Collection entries

============

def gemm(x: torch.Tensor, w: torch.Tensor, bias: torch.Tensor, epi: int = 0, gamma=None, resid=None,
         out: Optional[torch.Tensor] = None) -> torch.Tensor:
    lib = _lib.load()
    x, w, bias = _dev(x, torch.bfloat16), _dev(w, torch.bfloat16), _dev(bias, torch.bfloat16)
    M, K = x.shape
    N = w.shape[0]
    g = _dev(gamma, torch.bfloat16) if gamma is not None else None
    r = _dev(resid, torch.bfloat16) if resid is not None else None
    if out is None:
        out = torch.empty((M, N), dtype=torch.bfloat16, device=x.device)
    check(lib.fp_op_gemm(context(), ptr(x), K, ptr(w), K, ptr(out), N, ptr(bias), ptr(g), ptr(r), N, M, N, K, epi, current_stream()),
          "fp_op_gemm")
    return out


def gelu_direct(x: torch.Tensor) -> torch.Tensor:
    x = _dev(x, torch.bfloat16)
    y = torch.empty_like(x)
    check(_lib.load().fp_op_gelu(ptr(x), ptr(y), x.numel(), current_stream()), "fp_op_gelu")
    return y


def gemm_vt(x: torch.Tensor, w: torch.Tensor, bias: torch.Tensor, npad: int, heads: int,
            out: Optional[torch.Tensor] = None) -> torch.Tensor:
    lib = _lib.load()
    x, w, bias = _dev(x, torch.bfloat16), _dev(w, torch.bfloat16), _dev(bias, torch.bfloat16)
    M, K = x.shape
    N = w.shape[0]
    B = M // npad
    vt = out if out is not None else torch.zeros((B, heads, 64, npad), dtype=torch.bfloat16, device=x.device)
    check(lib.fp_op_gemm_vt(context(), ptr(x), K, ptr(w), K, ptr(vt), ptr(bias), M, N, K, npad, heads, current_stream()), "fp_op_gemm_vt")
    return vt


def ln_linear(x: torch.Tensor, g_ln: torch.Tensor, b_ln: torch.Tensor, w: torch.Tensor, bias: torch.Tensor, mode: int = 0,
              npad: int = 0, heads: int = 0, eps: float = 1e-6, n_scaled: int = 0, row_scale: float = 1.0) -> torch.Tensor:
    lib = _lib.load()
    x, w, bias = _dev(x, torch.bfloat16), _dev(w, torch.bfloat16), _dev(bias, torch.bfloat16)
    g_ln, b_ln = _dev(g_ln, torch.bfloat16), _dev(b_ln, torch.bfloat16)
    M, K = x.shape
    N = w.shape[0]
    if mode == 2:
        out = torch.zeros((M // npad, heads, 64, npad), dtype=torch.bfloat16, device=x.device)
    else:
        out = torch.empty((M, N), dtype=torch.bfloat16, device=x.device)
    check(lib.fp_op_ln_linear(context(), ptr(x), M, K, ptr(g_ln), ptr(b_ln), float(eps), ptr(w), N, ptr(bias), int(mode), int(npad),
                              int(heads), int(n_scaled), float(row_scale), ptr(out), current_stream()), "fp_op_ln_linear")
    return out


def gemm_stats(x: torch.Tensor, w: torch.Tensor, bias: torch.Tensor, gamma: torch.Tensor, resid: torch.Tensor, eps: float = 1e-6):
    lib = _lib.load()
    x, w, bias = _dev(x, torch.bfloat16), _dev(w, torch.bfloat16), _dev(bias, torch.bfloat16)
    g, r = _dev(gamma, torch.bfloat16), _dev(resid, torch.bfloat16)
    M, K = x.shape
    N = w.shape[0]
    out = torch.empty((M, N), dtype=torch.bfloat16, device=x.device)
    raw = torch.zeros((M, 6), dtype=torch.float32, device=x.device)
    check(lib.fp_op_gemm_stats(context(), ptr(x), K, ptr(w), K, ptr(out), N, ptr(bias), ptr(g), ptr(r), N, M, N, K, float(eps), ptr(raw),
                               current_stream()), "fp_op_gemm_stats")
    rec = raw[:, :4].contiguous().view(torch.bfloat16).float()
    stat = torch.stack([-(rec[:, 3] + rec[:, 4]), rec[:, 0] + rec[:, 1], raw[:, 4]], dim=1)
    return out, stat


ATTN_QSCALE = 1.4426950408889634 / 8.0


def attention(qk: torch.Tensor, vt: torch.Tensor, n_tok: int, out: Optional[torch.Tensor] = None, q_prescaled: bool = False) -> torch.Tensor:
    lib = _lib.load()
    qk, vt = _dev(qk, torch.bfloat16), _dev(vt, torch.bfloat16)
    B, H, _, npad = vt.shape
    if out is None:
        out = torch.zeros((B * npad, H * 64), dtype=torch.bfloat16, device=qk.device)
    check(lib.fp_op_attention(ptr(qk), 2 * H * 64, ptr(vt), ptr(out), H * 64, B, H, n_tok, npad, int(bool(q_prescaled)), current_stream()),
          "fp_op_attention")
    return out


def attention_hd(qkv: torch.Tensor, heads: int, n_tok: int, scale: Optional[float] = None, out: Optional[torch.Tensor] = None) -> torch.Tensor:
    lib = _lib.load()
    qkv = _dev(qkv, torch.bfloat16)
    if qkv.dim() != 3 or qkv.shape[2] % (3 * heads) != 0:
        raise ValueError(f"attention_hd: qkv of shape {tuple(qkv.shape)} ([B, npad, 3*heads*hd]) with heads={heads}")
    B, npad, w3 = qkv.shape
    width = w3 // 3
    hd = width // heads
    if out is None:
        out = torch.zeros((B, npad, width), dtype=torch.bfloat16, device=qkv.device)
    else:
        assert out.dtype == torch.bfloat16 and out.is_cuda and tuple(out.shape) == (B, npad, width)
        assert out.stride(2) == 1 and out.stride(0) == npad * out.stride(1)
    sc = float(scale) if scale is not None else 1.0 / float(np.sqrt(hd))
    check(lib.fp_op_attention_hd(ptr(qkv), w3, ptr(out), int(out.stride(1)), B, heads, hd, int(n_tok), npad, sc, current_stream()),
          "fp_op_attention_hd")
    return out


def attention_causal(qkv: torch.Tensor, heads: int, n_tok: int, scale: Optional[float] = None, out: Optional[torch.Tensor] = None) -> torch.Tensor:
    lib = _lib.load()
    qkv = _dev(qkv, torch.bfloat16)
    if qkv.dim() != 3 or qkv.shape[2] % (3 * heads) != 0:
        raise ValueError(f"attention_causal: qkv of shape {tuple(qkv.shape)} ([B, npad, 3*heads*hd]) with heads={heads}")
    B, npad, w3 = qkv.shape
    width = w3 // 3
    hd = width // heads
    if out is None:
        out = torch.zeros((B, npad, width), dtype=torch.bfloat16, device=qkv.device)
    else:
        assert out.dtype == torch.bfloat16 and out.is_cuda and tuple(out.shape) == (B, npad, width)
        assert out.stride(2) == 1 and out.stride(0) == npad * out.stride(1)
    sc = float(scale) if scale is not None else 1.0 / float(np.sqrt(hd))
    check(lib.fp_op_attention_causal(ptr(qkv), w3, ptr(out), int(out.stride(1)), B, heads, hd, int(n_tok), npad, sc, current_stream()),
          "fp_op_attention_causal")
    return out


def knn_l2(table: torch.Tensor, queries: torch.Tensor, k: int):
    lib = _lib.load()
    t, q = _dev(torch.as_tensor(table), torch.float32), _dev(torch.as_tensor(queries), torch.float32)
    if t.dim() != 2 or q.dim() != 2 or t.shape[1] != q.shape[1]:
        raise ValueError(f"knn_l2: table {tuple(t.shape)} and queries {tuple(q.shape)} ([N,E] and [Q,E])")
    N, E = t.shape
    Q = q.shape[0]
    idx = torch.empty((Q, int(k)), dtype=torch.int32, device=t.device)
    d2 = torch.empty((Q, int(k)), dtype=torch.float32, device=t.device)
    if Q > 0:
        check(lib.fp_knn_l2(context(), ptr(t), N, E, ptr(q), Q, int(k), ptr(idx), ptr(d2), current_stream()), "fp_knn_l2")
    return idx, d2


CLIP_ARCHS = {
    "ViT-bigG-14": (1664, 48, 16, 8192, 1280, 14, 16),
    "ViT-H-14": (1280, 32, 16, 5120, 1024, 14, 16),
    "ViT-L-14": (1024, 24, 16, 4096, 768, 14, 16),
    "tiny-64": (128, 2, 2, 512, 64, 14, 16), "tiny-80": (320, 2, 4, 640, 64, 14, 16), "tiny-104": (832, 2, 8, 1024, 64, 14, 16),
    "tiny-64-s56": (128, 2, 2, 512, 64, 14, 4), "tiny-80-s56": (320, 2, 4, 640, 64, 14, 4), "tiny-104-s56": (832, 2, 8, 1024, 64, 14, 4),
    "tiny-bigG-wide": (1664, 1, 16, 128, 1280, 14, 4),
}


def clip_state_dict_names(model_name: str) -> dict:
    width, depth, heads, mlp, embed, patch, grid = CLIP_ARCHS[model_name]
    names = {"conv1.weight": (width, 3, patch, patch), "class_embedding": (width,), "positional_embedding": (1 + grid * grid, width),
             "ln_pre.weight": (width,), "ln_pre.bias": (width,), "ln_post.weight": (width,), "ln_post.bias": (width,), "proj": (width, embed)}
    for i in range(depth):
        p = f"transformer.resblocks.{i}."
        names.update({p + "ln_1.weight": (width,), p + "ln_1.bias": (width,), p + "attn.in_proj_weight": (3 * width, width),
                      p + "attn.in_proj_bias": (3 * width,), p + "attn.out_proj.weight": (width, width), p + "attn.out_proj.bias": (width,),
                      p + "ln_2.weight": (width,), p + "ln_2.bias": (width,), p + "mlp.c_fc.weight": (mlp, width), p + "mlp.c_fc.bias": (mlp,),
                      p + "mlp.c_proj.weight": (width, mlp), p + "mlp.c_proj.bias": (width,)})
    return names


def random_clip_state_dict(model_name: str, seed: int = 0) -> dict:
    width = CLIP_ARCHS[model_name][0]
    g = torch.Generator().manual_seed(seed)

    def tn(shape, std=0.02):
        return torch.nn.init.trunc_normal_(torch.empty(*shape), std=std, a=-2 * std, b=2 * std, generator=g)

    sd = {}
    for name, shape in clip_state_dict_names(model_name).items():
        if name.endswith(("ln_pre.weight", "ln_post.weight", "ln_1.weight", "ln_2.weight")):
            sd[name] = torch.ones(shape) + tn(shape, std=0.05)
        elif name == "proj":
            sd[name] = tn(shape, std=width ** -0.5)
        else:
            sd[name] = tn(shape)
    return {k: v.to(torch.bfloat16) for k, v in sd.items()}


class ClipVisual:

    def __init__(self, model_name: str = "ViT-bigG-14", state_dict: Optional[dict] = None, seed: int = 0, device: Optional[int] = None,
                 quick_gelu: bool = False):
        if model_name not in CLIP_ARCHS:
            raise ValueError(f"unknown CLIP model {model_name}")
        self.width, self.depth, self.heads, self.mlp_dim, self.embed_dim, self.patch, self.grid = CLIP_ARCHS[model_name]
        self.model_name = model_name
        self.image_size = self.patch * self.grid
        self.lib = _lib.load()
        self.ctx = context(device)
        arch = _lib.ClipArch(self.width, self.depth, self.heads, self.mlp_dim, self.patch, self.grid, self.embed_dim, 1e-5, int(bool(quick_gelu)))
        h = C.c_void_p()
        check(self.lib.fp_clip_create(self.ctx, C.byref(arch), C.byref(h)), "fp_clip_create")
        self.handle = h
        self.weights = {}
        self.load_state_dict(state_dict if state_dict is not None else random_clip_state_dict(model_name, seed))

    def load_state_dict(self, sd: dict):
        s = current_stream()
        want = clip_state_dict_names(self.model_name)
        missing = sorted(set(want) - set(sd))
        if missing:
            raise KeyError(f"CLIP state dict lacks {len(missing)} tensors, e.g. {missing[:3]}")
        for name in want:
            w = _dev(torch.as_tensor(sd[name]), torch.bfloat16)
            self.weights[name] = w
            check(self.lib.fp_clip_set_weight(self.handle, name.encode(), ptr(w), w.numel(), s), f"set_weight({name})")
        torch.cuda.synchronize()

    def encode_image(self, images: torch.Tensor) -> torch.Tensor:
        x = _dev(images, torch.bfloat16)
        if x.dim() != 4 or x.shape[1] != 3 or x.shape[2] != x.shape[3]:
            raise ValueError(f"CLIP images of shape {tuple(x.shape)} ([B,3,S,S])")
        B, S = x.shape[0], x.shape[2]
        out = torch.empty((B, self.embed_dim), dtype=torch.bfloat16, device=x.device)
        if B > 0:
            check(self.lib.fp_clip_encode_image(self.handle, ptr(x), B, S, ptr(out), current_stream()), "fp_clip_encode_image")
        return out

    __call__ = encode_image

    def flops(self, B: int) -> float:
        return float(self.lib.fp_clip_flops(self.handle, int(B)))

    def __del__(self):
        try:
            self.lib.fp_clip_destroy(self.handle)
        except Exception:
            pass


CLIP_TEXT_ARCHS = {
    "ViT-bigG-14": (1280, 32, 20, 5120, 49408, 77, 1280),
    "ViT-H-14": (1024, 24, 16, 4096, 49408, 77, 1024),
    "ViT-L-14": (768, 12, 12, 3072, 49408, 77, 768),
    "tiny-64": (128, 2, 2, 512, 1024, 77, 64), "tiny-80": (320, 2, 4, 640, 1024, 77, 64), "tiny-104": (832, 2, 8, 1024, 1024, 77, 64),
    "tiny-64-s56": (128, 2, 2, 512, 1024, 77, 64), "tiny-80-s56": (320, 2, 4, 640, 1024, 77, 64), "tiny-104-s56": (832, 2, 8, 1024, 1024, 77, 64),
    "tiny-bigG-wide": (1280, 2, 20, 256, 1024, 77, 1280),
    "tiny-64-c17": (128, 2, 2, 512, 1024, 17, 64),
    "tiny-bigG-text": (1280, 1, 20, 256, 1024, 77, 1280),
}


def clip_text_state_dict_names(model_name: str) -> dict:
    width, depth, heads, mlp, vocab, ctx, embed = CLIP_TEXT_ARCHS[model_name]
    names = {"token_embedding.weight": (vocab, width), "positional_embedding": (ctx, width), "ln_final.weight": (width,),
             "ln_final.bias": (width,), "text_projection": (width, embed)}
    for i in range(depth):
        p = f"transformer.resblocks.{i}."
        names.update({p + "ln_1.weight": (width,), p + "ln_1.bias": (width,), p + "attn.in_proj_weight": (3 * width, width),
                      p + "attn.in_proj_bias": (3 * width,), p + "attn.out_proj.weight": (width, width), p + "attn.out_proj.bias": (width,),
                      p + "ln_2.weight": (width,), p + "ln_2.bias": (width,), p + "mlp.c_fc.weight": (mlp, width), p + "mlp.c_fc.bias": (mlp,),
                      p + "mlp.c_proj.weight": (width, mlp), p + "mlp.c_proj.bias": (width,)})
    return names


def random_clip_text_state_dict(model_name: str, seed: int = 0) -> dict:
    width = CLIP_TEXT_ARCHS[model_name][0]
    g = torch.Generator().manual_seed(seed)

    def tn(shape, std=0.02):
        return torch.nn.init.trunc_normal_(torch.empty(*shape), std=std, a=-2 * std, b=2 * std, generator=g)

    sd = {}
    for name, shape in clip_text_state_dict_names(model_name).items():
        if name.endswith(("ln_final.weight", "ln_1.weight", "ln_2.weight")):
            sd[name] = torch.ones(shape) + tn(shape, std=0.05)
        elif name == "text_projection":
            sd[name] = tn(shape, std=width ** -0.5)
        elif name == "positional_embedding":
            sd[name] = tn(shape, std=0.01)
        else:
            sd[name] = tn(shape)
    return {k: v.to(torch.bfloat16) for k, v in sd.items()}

============

# [Task]
Copy out only the lines above from the one with "npad: int = 0, heads: int" to the one with "ATTN_QSCALE = 1.4426950408889634 / 8.0", inclusive, exactly as they stand.

# [Output of the exercise]
              npad: int = 0, heads: int = 0, eps: float = 1e-6, n_scaled: int = 0, row_scale: float = 1.0) -> torch.Tensor:
    lib = _lib.load()
    x, w, bias = _dev(x, torch.bfloat16), _dev(w, torch.bfloat16), _dev(bias, torch.bfloat16)
    g_ln, b_ln = _dev(g_ln, torch.bfloat16), _dev(b_ln, torch.bfloat16)
    M, K = x.shape
    N = w.shape[0]
    if mode == 2:
        out = torch.zeros((M // npad, heads, 64, npad), dtype=torch.bfloat16, device=x.device)
    else:
        out = torch.empty((M, N), dtype=torch.bfloat16, device=x.device)
    check(lib.fp_op_ln_linear(context(), ptr(x), M, K, ptr(g_ln), ptr(b_ln), float(eps), ptr(w), N, ptr(bias), int(mode), int(npad),
                              int(heads), int(n_scaled), float(row_scale), ptr(out), current_stream()), "fp_op_ln_linear")
    return out


def gemm_stats(x: torch.Tensor, w: torch.Tensor, bias: torch.Tensor, gamma: torch.Tensor, resid: torch.Tensor, eps: float = 1e-6):
    lib = _lib.load()
    x, w, bias = _dev(x, torch.bfloat16), _dev(w, torch.bfloat16), _dev(bias, torch.bfloat16)
    g, r = _dev(gamma, torch.bfloat16), _dev(resid, torch.bfloat16)
    M, K = x.shape
    N = w.shape[0]
    out = torch.empty((M, N), dtype=torch.bfloat16, device=x.device)
    raw = torch.zeros((M, 6), dtype=torch.float32, device=x.device)
    check(lib.fp_op_gemm_stats(context(), ptr(x), K, ptr(w), K, ptr(out), N, ptr(bias), ptr(g), ptr(r), N, M, N, K, float(eps), ptr(raw),
                               current_stream()), "fp_op_gemm_stats")
    rec = raw[:, :4].contiguous().view(torch.bfloat16).float()
    stat = torch.stack([-(rec[:, 3] + rec[:, 4]), rec[:, 0] + rec[:, 1], raw[:, 4]], dim=1)
    return out, stat


ATTN_QSCALE = 1.4426950408889634 / 8.0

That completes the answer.